> **Extracted material**
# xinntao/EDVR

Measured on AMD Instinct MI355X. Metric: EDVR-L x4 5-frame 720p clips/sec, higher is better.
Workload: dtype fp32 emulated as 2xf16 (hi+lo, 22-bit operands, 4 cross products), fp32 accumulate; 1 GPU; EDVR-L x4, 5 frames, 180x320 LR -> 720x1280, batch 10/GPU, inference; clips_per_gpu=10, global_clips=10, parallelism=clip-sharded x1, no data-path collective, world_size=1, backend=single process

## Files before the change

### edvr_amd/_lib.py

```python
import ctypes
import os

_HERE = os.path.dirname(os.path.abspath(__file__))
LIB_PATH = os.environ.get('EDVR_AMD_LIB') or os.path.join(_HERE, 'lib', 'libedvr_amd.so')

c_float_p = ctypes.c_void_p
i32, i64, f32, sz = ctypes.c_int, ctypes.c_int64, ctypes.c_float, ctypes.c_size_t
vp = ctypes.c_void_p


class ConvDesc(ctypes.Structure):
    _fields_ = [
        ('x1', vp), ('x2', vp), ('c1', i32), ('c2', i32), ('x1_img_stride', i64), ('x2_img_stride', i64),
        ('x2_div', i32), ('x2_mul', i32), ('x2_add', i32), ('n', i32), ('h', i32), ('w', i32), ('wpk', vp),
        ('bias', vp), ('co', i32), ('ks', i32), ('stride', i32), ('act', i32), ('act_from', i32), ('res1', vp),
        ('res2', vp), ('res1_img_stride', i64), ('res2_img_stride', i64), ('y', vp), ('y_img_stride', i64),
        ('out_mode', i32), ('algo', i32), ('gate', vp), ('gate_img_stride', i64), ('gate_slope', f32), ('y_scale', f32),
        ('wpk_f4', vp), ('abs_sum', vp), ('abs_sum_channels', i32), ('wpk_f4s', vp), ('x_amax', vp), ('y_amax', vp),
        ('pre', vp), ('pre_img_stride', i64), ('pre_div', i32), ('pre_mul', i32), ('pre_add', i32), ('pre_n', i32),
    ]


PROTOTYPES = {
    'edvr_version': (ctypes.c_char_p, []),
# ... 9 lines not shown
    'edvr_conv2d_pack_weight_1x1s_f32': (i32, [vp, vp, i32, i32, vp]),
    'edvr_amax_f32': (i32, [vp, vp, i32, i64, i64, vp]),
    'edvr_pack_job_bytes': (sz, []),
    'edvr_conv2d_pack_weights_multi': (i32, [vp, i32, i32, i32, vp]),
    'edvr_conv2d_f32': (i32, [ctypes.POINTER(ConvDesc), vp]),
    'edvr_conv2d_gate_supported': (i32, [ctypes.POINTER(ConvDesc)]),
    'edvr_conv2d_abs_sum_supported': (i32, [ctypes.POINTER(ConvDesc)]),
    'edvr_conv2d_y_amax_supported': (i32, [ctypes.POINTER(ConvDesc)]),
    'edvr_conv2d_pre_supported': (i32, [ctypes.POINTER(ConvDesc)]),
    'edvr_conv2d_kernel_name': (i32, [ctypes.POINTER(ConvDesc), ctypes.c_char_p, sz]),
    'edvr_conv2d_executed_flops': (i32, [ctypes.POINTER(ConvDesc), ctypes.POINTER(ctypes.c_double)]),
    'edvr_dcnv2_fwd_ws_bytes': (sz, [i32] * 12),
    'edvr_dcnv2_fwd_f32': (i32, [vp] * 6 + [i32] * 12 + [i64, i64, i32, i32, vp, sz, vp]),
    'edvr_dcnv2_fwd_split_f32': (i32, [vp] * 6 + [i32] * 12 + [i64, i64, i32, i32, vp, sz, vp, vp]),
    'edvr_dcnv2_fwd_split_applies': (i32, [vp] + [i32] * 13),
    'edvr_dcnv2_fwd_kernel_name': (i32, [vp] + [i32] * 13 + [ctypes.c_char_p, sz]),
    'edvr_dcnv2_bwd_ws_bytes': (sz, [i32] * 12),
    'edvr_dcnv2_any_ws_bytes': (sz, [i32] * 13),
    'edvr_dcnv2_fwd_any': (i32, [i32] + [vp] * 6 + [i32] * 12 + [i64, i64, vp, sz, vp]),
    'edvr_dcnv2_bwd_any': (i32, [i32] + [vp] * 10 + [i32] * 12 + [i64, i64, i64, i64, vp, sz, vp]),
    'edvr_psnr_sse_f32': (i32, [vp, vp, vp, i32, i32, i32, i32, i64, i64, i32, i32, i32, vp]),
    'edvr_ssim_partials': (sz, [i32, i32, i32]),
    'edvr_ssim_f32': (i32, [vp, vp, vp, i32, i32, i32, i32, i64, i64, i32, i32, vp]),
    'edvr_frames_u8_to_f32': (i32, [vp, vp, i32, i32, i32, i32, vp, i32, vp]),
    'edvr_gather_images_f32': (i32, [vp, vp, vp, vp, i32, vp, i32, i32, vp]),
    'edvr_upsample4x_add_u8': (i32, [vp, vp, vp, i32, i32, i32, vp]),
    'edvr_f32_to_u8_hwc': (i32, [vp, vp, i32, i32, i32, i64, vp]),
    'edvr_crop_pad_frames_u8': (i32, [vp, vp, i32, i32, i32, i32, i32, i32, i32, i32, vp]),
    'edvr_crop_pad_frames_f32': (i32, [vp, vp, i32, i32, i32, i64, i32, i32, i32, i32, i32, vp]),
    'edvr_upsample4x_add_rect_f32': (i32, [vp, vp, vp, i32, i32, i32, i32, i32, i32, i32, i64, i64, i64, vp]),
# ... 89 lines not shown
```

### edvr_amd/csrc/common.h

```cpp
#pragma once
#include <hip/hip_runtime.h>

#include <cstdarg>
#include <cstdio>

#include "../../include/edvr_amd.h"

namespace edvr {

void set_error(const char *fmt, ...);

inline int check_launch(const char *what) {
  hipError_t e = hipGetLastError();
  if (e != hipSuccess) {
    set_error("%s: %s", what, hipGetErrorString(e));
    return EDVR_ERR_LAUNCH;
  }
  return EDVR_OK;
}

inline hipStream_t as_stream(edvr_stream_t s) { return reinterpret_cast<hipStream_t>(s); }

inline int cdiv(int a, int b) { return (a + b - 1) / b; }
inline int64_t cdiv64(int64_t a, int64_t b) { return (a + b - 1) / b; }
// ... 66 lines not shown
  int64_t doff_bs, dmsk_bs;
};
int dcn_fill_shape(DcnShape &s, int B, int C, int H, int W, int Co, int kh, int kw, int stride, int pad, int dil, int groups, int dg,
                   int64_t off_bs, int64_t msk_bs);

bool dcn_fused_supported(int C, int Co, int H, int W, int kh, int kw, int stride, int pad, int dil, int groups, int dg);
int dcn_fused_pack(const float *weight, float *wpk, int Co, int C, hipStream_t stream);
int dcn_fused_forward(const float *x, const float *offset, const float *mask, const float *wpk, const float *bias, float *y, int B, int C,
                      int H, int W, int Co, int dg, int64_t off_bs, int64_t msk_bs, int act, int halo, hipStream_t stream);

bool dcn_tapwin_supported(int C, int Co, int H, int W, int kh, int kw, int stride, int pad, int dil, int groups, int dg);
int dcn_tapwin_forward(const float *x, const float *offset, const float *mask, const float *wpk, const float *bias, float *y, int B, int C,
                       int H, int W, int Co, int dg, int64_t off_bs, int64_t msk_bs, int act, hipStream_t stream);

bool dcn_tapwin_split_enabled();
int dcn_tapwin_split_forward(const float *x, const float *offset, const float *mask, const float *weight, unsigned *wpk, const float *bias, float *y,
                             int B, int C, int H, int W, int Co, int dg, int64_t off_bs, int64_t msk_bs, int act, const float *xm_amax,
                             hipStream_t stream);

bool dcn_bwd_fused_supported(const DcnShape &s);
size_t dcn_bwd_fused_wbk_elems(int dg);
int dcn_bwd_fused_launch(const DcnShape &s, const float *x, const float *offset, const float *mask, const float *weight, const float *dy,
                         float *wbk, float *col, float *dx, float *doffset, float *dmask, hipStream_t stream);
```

* * *

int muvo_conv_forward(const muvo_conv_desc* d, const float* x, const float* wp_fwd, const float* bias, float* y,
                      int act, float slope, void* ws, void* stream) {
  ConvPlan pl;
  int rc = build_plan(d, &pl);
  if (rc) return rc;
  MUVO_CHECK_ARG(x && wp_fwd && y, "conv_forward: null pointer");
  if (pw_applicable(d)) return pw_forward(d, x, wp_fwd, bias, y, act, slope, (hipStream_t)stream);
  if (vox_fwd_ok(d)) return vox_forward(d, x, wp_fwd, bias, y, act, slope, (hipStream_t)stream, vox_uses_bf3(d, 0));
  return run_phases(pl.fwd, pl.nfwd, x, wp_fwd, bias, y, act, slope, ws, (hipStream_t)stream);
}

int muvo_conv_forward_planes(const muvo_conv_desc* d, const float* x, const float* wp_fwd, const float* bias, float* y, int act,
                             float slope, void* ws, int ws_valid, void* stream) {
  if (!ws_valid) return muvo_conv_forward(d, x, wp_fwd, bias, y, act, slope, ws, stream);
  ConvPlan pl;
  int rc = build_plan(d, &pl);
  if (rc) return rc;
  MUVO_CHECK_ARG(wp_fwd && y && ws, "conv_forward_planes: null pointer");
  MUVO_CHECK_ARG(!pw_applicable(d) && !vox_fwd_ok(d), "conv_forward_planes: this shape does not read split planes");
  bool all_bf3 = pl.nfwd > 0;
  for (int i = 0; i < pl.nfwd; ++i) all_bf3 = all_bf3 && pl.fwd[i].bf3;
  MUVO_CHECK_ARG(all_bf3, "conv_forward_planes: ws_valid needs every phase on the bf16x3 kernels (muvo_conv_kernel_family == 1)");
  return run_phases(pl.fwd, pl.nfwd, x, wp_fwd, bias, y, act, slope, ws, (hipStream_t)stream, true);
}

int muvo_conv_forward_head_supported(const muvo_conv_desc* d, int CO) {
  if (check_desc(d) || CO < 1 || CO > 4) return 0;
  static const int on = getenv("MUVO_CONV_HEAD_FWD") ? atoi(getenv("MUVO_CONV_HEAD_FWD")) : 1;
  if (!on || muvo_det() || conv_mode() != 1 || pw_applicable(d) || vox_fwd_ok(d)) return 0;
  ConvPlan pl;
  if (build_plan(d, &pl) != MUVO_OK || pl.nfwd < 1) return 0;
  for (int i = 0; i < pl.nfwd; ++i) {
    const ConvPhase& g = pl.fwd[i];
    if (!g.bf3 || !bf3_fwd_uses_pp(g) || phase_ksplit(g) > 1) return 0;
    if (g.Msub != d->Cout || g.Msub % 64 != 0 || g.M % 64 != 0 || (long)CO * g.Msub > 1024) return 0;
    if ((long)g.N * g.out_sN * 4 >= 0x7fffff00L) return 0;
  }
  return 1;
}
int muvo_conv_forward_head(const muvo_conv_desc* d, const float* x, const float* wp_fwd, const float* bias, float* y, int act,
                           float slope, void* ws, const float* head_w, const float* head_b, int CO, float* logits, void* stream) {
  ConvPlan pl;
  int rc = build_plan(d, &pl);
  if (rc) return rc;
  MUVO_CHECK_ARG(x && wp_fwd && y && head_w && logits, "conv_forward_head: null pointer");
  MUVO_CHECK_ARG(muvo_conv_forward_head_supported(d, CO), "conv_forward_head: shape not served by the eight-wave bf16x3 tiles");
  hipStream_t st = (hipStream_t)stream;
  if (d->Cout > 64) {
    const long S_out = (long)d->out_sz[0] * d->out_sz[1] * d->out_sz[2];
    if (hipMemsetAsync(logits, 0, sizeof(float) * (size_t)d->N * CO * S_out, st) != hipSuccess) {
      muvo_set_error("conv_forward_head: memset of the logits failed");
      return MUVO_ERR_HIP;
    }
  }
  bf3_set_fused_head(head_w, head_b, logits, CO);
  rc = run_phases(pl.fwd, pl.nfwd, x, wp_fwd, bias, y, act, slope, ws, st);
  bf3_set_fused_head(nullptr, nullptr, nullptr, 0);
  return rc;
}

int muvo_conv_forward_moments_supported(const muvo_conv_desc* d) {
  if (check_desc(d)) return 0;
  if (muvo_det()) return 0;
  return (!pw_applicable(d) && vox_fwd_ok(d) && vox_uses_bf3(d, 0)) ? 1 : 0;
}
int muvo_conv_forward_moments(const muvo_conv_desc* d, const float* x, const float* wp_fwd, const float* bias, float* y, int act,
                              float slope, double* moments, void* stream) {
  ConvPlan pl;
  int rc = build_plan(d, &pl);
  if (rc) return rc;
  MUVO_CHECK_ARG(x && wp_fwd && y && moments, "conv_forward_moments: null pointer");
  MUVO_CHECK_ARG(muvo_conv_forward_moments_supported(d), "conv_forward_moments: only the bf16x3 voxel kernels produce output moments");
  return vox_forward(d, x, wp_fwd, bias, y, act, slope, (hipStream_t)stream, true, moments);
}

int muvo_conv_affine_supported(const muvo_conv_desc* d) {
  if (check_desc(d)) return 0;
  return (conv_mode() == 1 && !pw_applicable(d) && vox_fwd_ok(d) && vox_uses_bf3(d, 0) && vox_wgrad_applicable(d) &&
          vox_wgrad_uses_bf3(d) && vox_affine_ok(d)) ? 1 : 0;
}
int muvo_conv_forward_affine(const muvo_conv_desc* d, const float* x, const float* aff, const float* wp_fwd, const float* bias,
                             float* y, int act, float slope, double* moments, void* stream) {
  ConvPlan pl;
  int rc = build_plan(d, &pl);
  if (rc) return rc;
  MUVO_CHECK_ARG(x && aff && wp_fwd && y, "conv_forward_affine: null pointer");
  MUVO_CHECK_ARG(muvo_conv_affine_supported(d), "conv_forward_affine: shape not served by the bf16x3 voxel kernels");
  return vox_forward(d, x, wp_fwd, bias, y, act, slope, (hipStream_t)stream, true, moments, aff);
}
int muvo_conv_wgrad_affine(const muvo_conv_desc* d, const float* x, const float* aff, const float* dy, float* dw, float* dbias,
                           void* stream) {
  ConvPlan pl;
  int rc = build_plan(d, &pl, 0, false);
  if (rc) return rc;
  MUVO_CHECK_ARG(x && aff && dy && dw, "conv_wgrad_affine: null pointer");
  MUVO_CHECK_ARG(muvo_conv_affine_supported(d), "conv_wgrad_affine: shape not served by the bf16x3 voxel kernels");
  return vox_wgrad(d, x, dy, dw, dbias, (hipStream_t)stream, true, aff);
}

---

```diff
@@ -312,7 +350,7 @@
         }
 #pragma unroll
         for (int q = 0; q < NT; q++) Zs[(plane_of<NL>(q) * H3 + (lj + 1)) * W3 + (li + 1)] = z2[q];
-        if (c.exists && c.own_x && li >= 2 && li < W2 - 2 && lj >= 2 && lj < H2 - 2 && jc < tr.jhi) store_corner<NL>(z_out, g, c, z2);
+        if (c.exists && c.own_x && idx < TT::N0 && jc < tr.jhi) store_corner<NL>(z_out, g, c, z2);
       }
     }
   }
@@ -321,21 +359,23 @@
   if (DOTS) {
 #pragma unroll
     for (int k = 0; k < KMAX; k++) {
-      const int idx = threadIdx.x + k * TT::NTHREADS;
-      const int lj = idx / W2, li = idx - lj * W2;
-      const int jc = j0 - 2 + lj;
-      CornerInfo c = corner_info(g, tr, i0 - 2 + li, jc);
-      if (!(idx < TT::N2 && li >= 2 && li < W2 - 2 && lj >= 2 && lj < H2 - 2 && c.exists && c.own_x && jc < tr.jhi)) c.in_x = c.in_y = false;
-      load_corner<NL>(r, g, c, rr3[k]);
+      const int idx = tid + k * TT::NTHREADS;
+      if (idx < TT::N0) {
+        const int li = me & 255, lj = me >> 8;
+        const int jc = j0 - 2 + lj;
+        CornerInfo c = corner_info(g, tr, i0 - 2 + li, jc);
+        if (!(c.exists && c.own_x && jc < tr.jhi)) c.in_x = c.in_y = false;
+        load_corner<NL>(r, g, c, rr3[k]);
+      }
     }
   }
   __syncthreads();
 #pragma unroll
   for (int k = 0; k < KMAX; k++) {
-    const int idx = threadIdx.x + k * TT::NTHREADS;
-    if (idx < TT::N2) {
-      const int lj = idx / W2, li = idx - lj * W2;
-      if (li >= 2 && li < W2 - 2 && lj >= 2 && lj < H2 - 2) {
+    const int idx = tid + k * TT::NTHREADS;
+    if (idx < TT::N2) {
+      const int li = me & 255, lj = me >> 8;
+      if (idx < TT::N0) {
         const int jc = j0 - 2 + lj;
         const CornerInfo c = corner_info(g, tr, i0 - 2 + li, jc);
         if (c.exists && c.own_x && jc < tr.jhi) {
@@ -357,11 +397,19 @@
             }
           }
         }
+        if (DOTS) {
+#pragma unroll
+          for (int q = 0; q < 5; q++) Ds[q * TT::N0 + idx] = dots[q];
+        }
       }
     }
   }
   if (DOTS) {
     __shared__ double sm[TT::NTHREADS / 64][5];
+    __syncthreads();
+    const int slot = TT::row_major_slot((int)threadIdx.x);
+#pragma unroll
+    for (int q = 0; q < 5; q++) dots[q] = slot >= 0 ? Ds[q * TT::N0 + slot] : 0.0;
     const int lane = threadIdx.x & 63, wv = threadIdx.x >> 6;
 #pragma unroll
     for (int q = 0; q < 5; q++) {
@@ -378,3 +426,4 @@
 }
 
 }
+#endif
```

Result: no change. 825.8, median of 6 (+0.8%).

> **Task instructions**
Count, in the listing above, every line that includes "voxel". The number is the whole answer.

> **Finished task**
3